# Garnet Session MASTER



## Gord E. (Nov 25, 2017)

*I bought a mint Garnet Session Master combo amplifier (2 X 12") in Winnipeg in about 2003 then had Gar Gilles service it and autograph it before he passed away. I under stand this is one of Garnet's last models fashioned after the Session Man but with several improvements. An expert told me this model is very rare. Can anyone tell me more about this particular model. The first owner thought he bought it new around 1980- '82.*


----------



## Frenchy99 (Oct 15, 2016)

Pictures would help...

Does it have 4 power tubes in it ?


----------



## KapnKrunch (Jul 13, 2016)

I have one also. One of my first posts here. Search in "Vintage Traynor and Garnet" thread.


----------



## Gord E. (Nov 25, 2017)

Yes, same amp as KapnKrunch has with the 4 power tubes (75 watts RMS). The Session Master model also has different speakers and channel switching, which were upgrades to the earlier Session Man combo. I was able to find the original Garnet spec sheets including signal path and operating instructions. The Red Rock Amp expert from Winnipeg told me a few years ago that he was only aware of one other Session Master located in the USA; and also mentioned that he has never actually seen a Session Master, only photos. Does anyone know how many were actually produced- someone suggested that Garnet only made about a dozen Session Masters just before they went out of business?


----------



## cboutilier (Jan 12, 2016)

All of this just makes me want one...


----------



## KapnKrunch (Jul 13, 2016)

Two 6L6 power tubes. Mark Stephenson re-built mine, and it will accept two EL34 instead if preferred. I have not tried that, and have no intentions at this time. Still, a nice option. 

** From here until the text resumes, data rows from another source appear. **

# thetisproject/thetis

Hardware: AMD Instinct MI355X
Metric: DG element-updates/sec, 2D SWE DG-P1 SSPRK33 (higher is better)
Workload: dtype f64

## Files before the change

include/swe2d.h:

```cpp
#ifndef SWE2D_H
#define SWE2D_H

#include <stddef.h>
#include <stdint.h>

#ifdef __cplusplus
extern "C" {
#endif

#define SWE2D_ABI_VERSION 12
#define SWE2D_MAX_MARKERS 16

typedef enum {
    SWE2D_OK = 0,
    SWE2D_ERR_INVALID_ARGUMENT = -1,
    SWE2D_ERR_NO_DEVICE = -2,
    SWE2D_ERR_HIP = -3,
    SWE2D_ERR_UNSUPPORTED = -4,
    SWE2D_ERR_NOT_FINITE = -5
} swe2d_status;

#define SWE2D_BC_ELEV 1
#define SWE2D_BC_UV   2
#define SWE2D_BC_UN   4
#define SWE2D_BC_FLUX 8
#define SWE2D_BC_ELEV_FIELD 16
#define SWE2D_BC_UV_FIELD   32
#define SWE2D_BC_UN_FIELD   64
#define SWE2D_BC_FLUX_FIELD 128

typedef enum {
    SWE2D_FIELD_CORIOLIS = 0,
    SWE2D_FIELD_ATMOSPHERIC_PRESSURE = 1,
    SWE2D_FIELD_MOMENTUM_SOURCE = 2,
    SWE2D_FIELD_VOLUME_SOURCE = 3,
    SWE2D_FIELD_WIND_STRESS = 4,
    SWE2D_FIELD_LINEAR_DRAG = 5,
    SWE2D_FIELD_QUADRATIC_DRAG = 6,
    SWE2D_FIELD_MANNING_DRAG = 7,
    SWE2D_FIELD_NIKURADSE = 8,
    SWE2D_FIELD_COUNT = 9
} swe2d_field;

typedef enum {
    SWE2D_SCALAR_LINEAR_DRAG = 0,
    SWE2D_SCALAR_QUADRATIC_DRAG = 1,
    SWE2D_SCALAR_MANNING_DRAG = 2,
    SWE2D_SCALAR_NORM_SMOOTHER = 3,
    SWE2D_SCALAR_NIKURADSE = 4,
    SWE2D_SCALAR_COUNT = 5
} swe2d_scalar;

typedef enum {
    SWE2D_OPT_FUSED_STAGES = 0,
    SWE2D_OPT_FLOW = 1,
    SWE2D_OPT_FLOW_WD = 2,
    SWE2D_OPT_BND_INLINE = 3,
    SWE2D_OPT_LDSX = 4,
    SWE2D_OPT_ALTERNATE = 5,
    SWE2D_OPT_COMPACT_IDX = 6,
    SWE2D_OPT_VISC_FUSION = 7,
    SWE2D_OPT_WALL_FAST = 8,
    SWE2D_OPT_FLOW_POLL = 9,
    SWE2D_OPT_FLOW_CAPACITY = 10,
    SWE2D_OPT_FLOW_TIMEOUT_MS = 11,
    SWE2D_OPT_P2P_TIMEOUT_MS = 12,
    SWE2D_OPT_P2P_ZONE = 13,
    SWE2D_OPT_ROCTX = 14,
    SWE2D_OPT_COUNT = 15
} swe2d_option;

typedef struct {
    int32_t n_cells;
    int32_t n_owned;
    int32_t n_vertices;
    int32_t nodes_per_cell;
    const int32_t *cell_vertices;
    const double  *vertex_xy;
    const int32_t *cell_neighbours;
    const int8_t  *cell_neighbour_facets;
    const double  *bathymetry;
    const double  *boundary_len;
} swe2d_mesh;

typedef struct {
    double  g_grav;
    double  dt;
    int32_t use_nonlinear_equations;
    int32_t use_lax_friedrichs_velocity;
    double  lax_friedrichs_velocity_scaling_factor;
    int32_t device_id;
} swe2d_params;

typedef struct swe2d_handle swe2d_handle;

int  swe2d_abi_version(void);
int  swe2d_connectivity_info(swe2d_handle *h, int32_t out[2]);
int  swe2d_fused_pair_info(swe2d_handle *h, int32_t out[4]);
int  swe2d_fused_set_order(swe2d_handle *h, const int32_t *cells_in_tile_order);
int  swe2d_fused_triple_info(swe2d_handle *h, int32_t out[4]);
int  swe2d_fused_set_triple_tiles(swe2d_handle *h, const int32_t *cells_in_tile_order, const int32_t *tile_starts, int32_t n_starts);
int  swe2d_solve_step_cells(swe2d_handle *h, int32_t cell_end);
int  swe2d_fused_step_info(swe2d_handle *h, int32_t out[4]);
int  swe2d_device_count(void);

void swe2d_ssprk33_coefficients(double alpha0[3], double alpha_in[3], double beta[3]);

int  swe2d_create(const swe2d_mesh *mesh, const swe2d_params *params, swe2d_handle **out);
int  swe2d_set_general_quadrilaterals(swe2d_handle *h, int on);
void swe2d_destroy(swe2d_handle *h);
const char *swe2d_last_error(const swe2d_handle *h);
int  swe2d_set_option(swe2d_handle *h, int option, int value);
int  swe2d_get_option(swe2d_handle *h, int option, int *value);

int  swe2d_set_state(swe2d_handle *h, const double *uv, const double *eta);
int  swe2d_get_state(swe2d_handle *h, double *uv, double *eta);
int  swe2d_get_stage_state(swe2d_handle *h, int i_stage, double *uv, double *eta);
int  swe2d_state_snapshot(swe2d_handle *h, int restore);
#define SWE2D_SNAPSHOT_SLOTS 2
int  swe2d_state_snapshot_slot(swe2d_handle *h, int slot, int restore);

int  swe2d_set_dt(swe2d_handle *h, double dt);

int  swe2d_set_bc(swe2d_handle *h, int marker, int kind, const double values[5]);

int  swe2d_set_bc_field(swe2d_handle *h, int which, int marker, const double *nodal);
int  swe2d_set_bc_facets(swe2d_handle *h, int which, int32_t n_facets, const int32_t *cells, const int32_t *facets,
                         const double *values);

int  swe2d_set_boundary_drag(swe2d_handle *h, int marker, double drag_coefficient);

int  swe2d_set_field(swe2d_handle *h, int field, const double *nodal);
int  swe2d_set_field_vertex(swe2d_handle *h, int field, const double *vertex_values);
int  swe2d_set_scalar(swe2d_handle *h, int which, double value);

int  swe2d_set_wetting_and_drying(swe2d_handle *h, int enable, const double *alpha_vertex);

int  swe2d_advance(swe2d_handle *h, int n_steps);
int  swe2d_solve_stage(swe2d_handle *h, int i_stage);
int  swe2d_advance_forward_euler(swe2d_handle *h, int n_steps);
int  swe2d_advance_timed(swe2d_handle *h, int n_steps, int per_launch, float *ms_total, float *ms_kernel_avg);
int  swe2d_synchronize(swe2d_handle *h);

int  swe2d_tendency(swe2d_handle *h, double *k_uv, double *k_eta);

int  swe2d_diagnostics(swe2d_handle *h, double out[4]);
int  swe2d_diagnostics_limbs(swe2d_handle *h, int64_t limbs[18], double *min_depth);
double swe2d_sum_limbs_to_double(const int64_t limbs[6]);

int  swe2d_set_viscosity(swe2d_handle *h, int enable, const double *nu_vertex, double nu_const, double sipg_factor,
                         int use_grad_div_viscosity_term, int use_grad_depth_viscosity_term);

int  swe2d_tracer_add(swe2d_handle *h, int *tracer_id);
int  swe2d_tracer_set_options(swe2d_handle *h, int use_lax_friedrichs_tracer, double lax_friedrichs_tracer_scaling_factor,
                              double tracer_advective_velocity_factor);
int  swe2d_tracer_set_state(swe2d_handle *h, int tracer_id, const double *nodal);
int  swe2d_tracer_get_state(swe2d_handle *h, int tracer_id, double *nodal);
int  swe2d_tracer_set_bc(swe2d_handle *h, int tracer_id, int marker, int has_value, double value);
int  swe2d_tracer_set_bc_velocity(swe2d_handle *h, int tracer_id, int marker, int kind, double u, double v);
int  swe2d_tracer_set_bc_velocity_facets(swe2d_handle *h, int tracer_id, int marker, int kind, double elev, int32_t n_facets,
                                         const int32_t *cells, const int32_t *facets, const double *values);
int  swe2d_tracer_set_bc_field(swe2d_handle *h, int tracer_id, int marker, const double *nodal);
int  swe2d_tracer_set_bc_facets(swe2d_handle *h, int tracer_id, int32_t n_facets, const int32_t *cells, const int32_t *facets,
                                const double *values);
int  swe2d_tracer_set_source(swe2d_handle *h, int tracer_id, const double *nodal);
int  swe2d_tracer_set_conservative(swe2d_handle *h, int tracer_id, int use_conservative_form);
int  swe2d_tracer_set_diffusivity(swe2d_handle *h, int tracer_id, int enable, const double *mu_vertex, double mu_const,
                                  double sipg_factor_tracer);
#define SWE2D_DIFF_BC_NONE 0
#define SWE2D_DIFF_BC_DIFF_FLUX 1
#define SWE2D_DIFF_BC_UPWIND 2
#define SWE2D_DIFF_BC_GRAD_IN 3
#define SWE2D_DIFF_BC_VALUE_FIELD 4
int  swe2d_tracer_set_diffusion_bc(swe2d_handle *h, int tracer_id, int marker, int kind, double diff_flux);
int  swe2d_tracer_solve_stage(swe2d_handle *h, int tracer_id, int i_stage);
int  swe2d_tracer_tendency(swe2d_handle *h, int tracer_id, double *k_nodal);
int  swe2d_tracer_forward_euler(swe2d_handle *h, int tracer_id);
int  swe2d_tracer_solve_stage_cells(swe2d_handle *h, int tracer_id, int i_stage, int32_t cell_begin, int32_t cell_end);
int  swe2d_tracer_swap_buffers(swe2d_handle *h, int tracer_id);
int  swe2d_tracer_limit_cells(swe2d_handle *h, int tracer_id, int32_t cell_end);
int  swe2d_tracer_halo_pack(swe2d_handle *h, int tracer_id, int i_buffer, double *send_buf_dev);
int  swe2d_tracer_halo_unpack(swe2d_handle *h, int tracer_id, int i_buffer, const double *recv_buf_dev);
int  swe2d_limiter_setup(swe2d_handle *h, int32_t n_topo_vertices, const int32_t *cell_topo_vertices);
int  swe2d_tracer_limit(swe2d_handle *h, int tracer_id);
int  swe2d_tracer_diagnostics(swe2d_handle *h, int tracer_id, double out[4]);
int  swe2d_tracer_diagnostics_limbs(swe2d_handle *h, int tracer_id, int64_t limbs[12], double minmax[2]);
int  swe2d_advance_coupled(swe2d_handle *h, int n_steps, int tracer_only, int use_limiter);
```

Gar told me less than two dozen built when I dropped it off, and just over a dozen when I picked it up. Lets call it a dozen and a half. 

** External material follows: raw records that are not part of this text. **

__device__ __forceinline__ int wave_sum(int v)
{
// ... 1565 lines not shown
            }
        } else {
            const int G = oct_team<NT>(nd, (K - (n - nd) + nd - 1) / nd);
            divide_nodes(G, S, nd, 0);
        }
        obar();
        int T = 0, nexp = 0;
        for (int base = 0; base < nd; base += NT) {
            const int j = base + tid;
            int e = 0, x = 0;
            if (j < nd) {
                const int4 q = s_cnt[j];
                e = (q.x > 0) + (q.y > 0) + (q.z > 0) + (q.w > 0);
                x = (q.x > 1) + (q.y > 1) + (q.z > 1) + (q.w > 1);
            }
            int tot, tot2;
            const int pre = block_scan_excl<NW>(e, &tot, sbuf);
            block_scan_excl<NW>(x, &tot2, sbuf);
            if (j < nd) s_base[j] = T + pre;
            T += tot;
            nexp += tot2;
        }
        obar();
        const int nnew = T + (n - nd);
        if (nnew > g.ncap) { if (tid == 0) atomicOr(b.err, 4); finish = true; break; }
        for (int j = tid; j < nd; j += NT) {
            const int k = s_work[j];
            const int4 q = s_cnt[j];
            const int s = S.start[k], bf = S.buf[k];
            const int4 r = S.rect[k];
            int a = s_base[j];
            int off = s;
            const int qq[4] = {q.x, q.y, q.z, q.w};
            for (int c4 = 0; c4 < 4; c4++) {
                if (qq[c4] > 0) {
                    const int pos = T - 1 - a;
                    int4 cr; int sx, sy;
                    child_rect(r, c4, &cr, &sx, &sy);
                    D.start[pos] = off; D.cnt[pos] = qq[c4]; D.alloc[pos] = alloc_ctr + a;
                    D.buf[pos] = bf ^ 1; D.rect[pos] = cr;
                    a++;
                }
                off += qq[c4];
            }
        }
        {
            int carry = 0;
            for (int base = 0; base < n; base += NT) {
                const int k = base + tid;
                const bool keep = k < n && S.cnt[k] <= 1;
                int tot;
                const int pre = block_scan_flag<NW>(keep, &tot, sbuf);
                if (keep) {
                    const int pos = T + carry + pre;
                    D.start[pos] = S.start[k]; D.cnt[pos] = S.cnt[k]; D.alloc[pos] = S.alloc[k];
                    D.buf[pos] = S.buf[k]; D.rect[pos] = S.rect[k];
                }
                carry += tot;
            }
        }
        obar();
        alloc_ctr += T;
        n = nnew;
        cs ^= 1;
        if (n >= N || n == prevSize) { finish = true; break; }
        if (n + nexp * 3 > N) { final_phase = true; break; }
    }

    while (final_phase && !finish) {
        const int prevSize = n;
        if (n > OCT_LMAX) { if (tid == 0) atomicOr(b.err, 4); break; }
        NodeRef S = nref(O, cs), D = nref(O, cs ^ 1);
        int m = 0;
        for (int base = 0; base < n; base += NT) {
            const int k = base + tid;
            const bool dv = k < n && S.cnt[k] > 1;
            int tot;
            const int pre = block_scan_flag<NW>(dv, &tot, sbuf);
            if (dv) s_work[m + pre] = k;
            m += tot;
        }
        for (int k = tid; k < n; k += NT) s_dead[k] = 0;
        obar();
        const int avg = m > 0 ? (K - (n - m) + m - 1) / m : 0;
        if (m > 0) divide_nodes(oct_team<NT>(m, avg), S, m, 1);
        for (int j = tid; j < m; j += NT) {
            const int k = s_work[j];
            s_push[j] = (int)(((uint32_t)S.cnt[k] << 16) | (uint32_t)S.alloc[k]);
        }
        obar();
        if (K < 32768 && alloc_ctr < 65536) {
            for (int j = tid; j < m; j += NT) {
                const int kj = s_push[j];
                int rank = 0;
#pragma unroll 8
                for (int i = 0; i < m; i++) rank += s_push[i] > kj;
                s_rank[j] = rank;
            }
        } else {
            for (int j = tid; j < m; j += NT) {
                const int k = s_work[j];
                const int cj = S.cnt[k], aj = S.alloc[k];
                int rank = 0;
                for (int i = 0; i < m; i++) {
                    const int ki = s_work[i];
                    const int ci = S.cnt[ki], ai = S.alloc[ki];
                    rank += (ci > cj) || (ci == cj && ai > aj);
                }
                s_rank[j] = rank;
            }
        }
        obar();
        for (int j = tid; j < m; j += NT) s_base[s_rank[j]] = j;
        obar();
        int nproc = m;
        {
            int carry = 0, found = 0x7fffffff;
            for (int base = 0; base < m; base += NT) {
                const int r = base + tid;
                int d = 0;
                if (r < m) {
                    const int4 q = s_cnt[s_base[r]];
                    d = (q.x > 0) + (q.y > 0) + (q.z > 0) + (q.w > 0) - 1;
                }
                int tot;
                const int pre = block_scan_excl<NW>(d, &tot, sbuf);
                if (r < m && n + carry + pre + d >= N) found = min(found, r);
                carry += tot;
            }
            int fr = found;
            for (int o = 32; o > 0; o >>= 1) fr = min(fr, __shfl_xor(fr, o, 64));
            if (lane == 0) sbuf[wv] = fr;
            obar();
            int mn = 0x7fffffff;
            for (int i = 0; i < NW; i++) mn = min(mn, sbuf[i]);
            obar();
            if (mn != 0x7fffffff) nproc = mn + 1;
        }
        int T = 0;
        for (int base = 0; base < nproc; base += NT) {
            const int r = base + tid;
            int e = 0;
            if (r < nproc) {
                const int4 q = s_cnt[s_base[r]];
                e = (q.x > 0) + (q.y > 0) + (q.z > 0) + (q.w > 0);
            }
            int tot;
            const int pre = block_scan_excl<NW>(e, &tot, sbuf);
            if (r < nproc) s_push[r] = T + pre;
            T += tot;
        }
        for (int j = tid; j < m; j += NT)
            if (s_rank[j] < nproc) s_dead[s_work[j]] = 1;
        obar();
        const int nnew = T + n - nproc;
        if (nnew > g.ncap) { if (tid == 0) atomicOr(b.err, 4); break; }
        divide_nodes(oct_team<NT>(nproc, avg), S, nproc, 2);
        for (int r = tid; r < nproc; r += NT) {
            const int j = s_base[r];
            const int k = s_work[j];
            const int s = S.start[k], bf = S.buf[k];
            const int4 pr = S.rect[k];
            const int4 qc = s_cnt[j];
            {
                int a = s_push[r];
                int off = s;
                const int qq[4] = {qc.x, qc.y, qc.z, qc.w};
                for (int c4 = 0; c4 < 4; c4++) {
                    if (qq[c4] > 0) {
                        const int pos = T - 1 - a;
                        int4 cr; int ssx, ssy;
                        child_rect(pr, c4, &cr, &ssx, &ssy);
                        D.start[pos] = off; D.cnt[pos] = qq[c4]; D.alloc[pos] = alloc_ctr + a;
                        D.buf[pos] = bf ^ 1; D.rect[pos] = cr;
                        a++;
                    }
                    off += qq[c4];
                }
            }
        }
        {
            int carry = 0;
            for (int base = 0; base < n; base += NT) {
                const int k = base + tid;
                const bool keep = k < n && !s_dead[k];
                int tot;
                const int pre = block_scan_flag<NW>(keep, &tot, sbuf);
                if (keep) {
                    const int pos = T + carry + pre;
                    D.start[pos] = S.start[k]; D.cnt[pos] = S.cnt[k]; D.alloc[pos] = S.alloc[k];
                    D.buf[pos] = S.buf[k]; D.rect[pos] = S.rect[k];
                }
                carry += tot;
            }
        }
        obar();
        alloc_ctr += T;
        n = nnew;
        cs ^= 1;
        if (n >= N || n == prevSize) finish = true;
    }
    if (COEB_OCT_CLOCK) oc_t2 = (long long)clock64();

    NodeRef S = nref(O, cs);
    uint32_t* out = b.lvl_kp + (int64_t)f * P->lvl_stride + g.out_off;
    const bool cull = !area && l < 8;
    const float scale = (l != 0) ? g.scale : 1.0f;
    int carry = 0;
    for (int base = 0; base < n; base += NT) {
        const int k = base + tid;
        uint32_t best = 0;
        bool keep = false;
        if (k < n) {
            const uint32_t* src = KB(S.buf[k]) + S.start[k];
            const int c = S.cnt[k];
            best = src[0];
            int maxr = key_s(best);
            for (int q = 1; q < c; q++) {
                const uint32_t kk = src[q];
                if (key_s(kk) > maxr) { best = kk; maxr = key_s(kk); }
            }
            const int x = key_x(best) + 16, y = key_y(best) + 16;
            best = pack_key(x, y, key_s(best));
            keep = !(cull && masked_out(dm, (float)x, (float)y, scale, P->W, P->H));
        }
        int tot;
        const int pre = block_scan_flag<NW>(keep, &tot, sbuf);
        if (keep) {
            if (carry + pre < g.out_cap) out[carry + pre] = best;
            else atomicOr(b.err, 8);
        }
        carry += tot;
    }
    if (tid == 0) b.lvl_n[(int64_t)f * P->L + l] = min(carry, g.out_cap);
    if (COEB_OCT_CLOCK && tid == 0) {
        const int wg = blockIdx.x + gridDim.x * blockIdx.y;
        if (wg < 4096) {
            long long* r = g_oct_clk + 6 * wg;
            r[0] = l; r[1] = K; r[2] = oc_w0;
            r[3] = (long long)clock64() - oc_t0; r[4] = oc_t1 - oc_t0; r[5] = oc_t2 - oc_t1;
        }
    }
}

__device__ float fast_atan2_dev(float y, float x)
{
    const float p1 = 0.9997878412794807f * (float)(180 / 3.1415926535897932384626433832795);
    const float p3 = -0.3258083974640975f * (float)(180 / 3.1415926535897932384626433832795);
    const float p5 = 0.1555786518463281f * (float)(180 / 3.1415926535897932384626433832795);
    const float p7 = -0.04432655554792128f * (float)(180 / 3.1415926535897932384626433832795);
    const float ax = fabsf(x), ay = fabsf(y);
    float a, c, c2;
    if (ax >= ay) {
        c = ay / (ax + (float)2.2204460492503131e-16);
        c2 = c * c;
        a = (((p7 * c2 + p5) * c2 + p3) * c2 + p1) * c;
    } else {
        c = ax / (ay + (float)2.2204460492503131e-16);
        c2 = c * c;
        a = 90.f - (((p7 * c2 + p5) * c2 + p3) * c2 + p1) * c;
    }
    if (x < 0) a = 180.f - a;
    if (y < 0) a = 360.f - a;
    return a;
}

__device__ void sincos_canon(float af, float* s, float* c)
{
    const double two_over_pi = 6.36619772367581382433e-01;
    const double pio2_1 = 1.57079632673412561417e+00;
    const double pio2_1t = 6.07710050650619224932e-11;
    const double S1 = -1.66666666666666324348e-01, S2 = 8.33333333332248946124e-03,
                 S3 = -1.98412698298579493134e-04, S4 = 2.75573137070700676789e-06,
                 S5 = -2.50507602534068634195e-08, S6 = 1.58969099521155010221e-10;
    const double C1 = 4.16666666666666019037e-02, C2 = -1.38888888888741095749e-03,
                 C3 = 2.48015872894767294178e-05, C4 = -2.75573143513906633035e-07,
                 C5 = 2.08757232129817482790e-09, C6 = -1.13596475577881948265e-11;
    const double x = (double)af;
    const double kd = rint(x * two_over_pi);
    double r = __builtin_fma(-kd, pio2_1, x);
    r = __builtin_fma(-kd, pio2_1t, r);
    const double z = r * r;
    const double v = z * r;
    const double sr = S2 + z * (S3 + z * (S4 + z * (S5 + z * S6)));
    const double sn = r + v * (S1 + z * sr);
    const double cr = z * (C1 + z * (C2 + z * (C3 + z * (C4 + z * (C5 + z * C6)))));
    const double hz = 0.5 * z;
    const double w = 1.0 - hz;
    const double cs = w + (((1.0 - w) - hz) + z * cr);
    const int q = ((int)kd) & 3;
    double so, co;
    if (q == 0) { so = sn; co = cs; }
    else if (q == 1) { so = cs; co = -sn; }
    else if (q == 2) { so = -sn; co = -cs; }
    else { so = -cs; co = sn; }
    *s = (float)so;
    *c = (float)co;
}

struct KeyPointOut { float x, y, size, angle, response; int octave, class_id; };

My speakers were not "upgrades", but in fact are Jensen square magnet full-range vocal speakers for PA. They sound good, but I prefer a couple of Vintage 30's that I have. 

The 70W power rating is an overstatement I think, although I did donate to Gar's friend a theatre amp that was rated 150w with two HUGE 6L6, so you techies can argue about that if you like. The amp is too loud to use on the Overdrive circuit, but sounds glorious if you were thinking of giving up on hearing anyway. I set it at less than one for a crunchie alternative to the amps beautiful cleans. Also adds some real meat to a pedal distortion, which I have done in the past, but not at this time. I would like to try Gar's Guillotine with this amp. 

Again, all this and much, much more can be found in the Traynor Garnet thread.


----------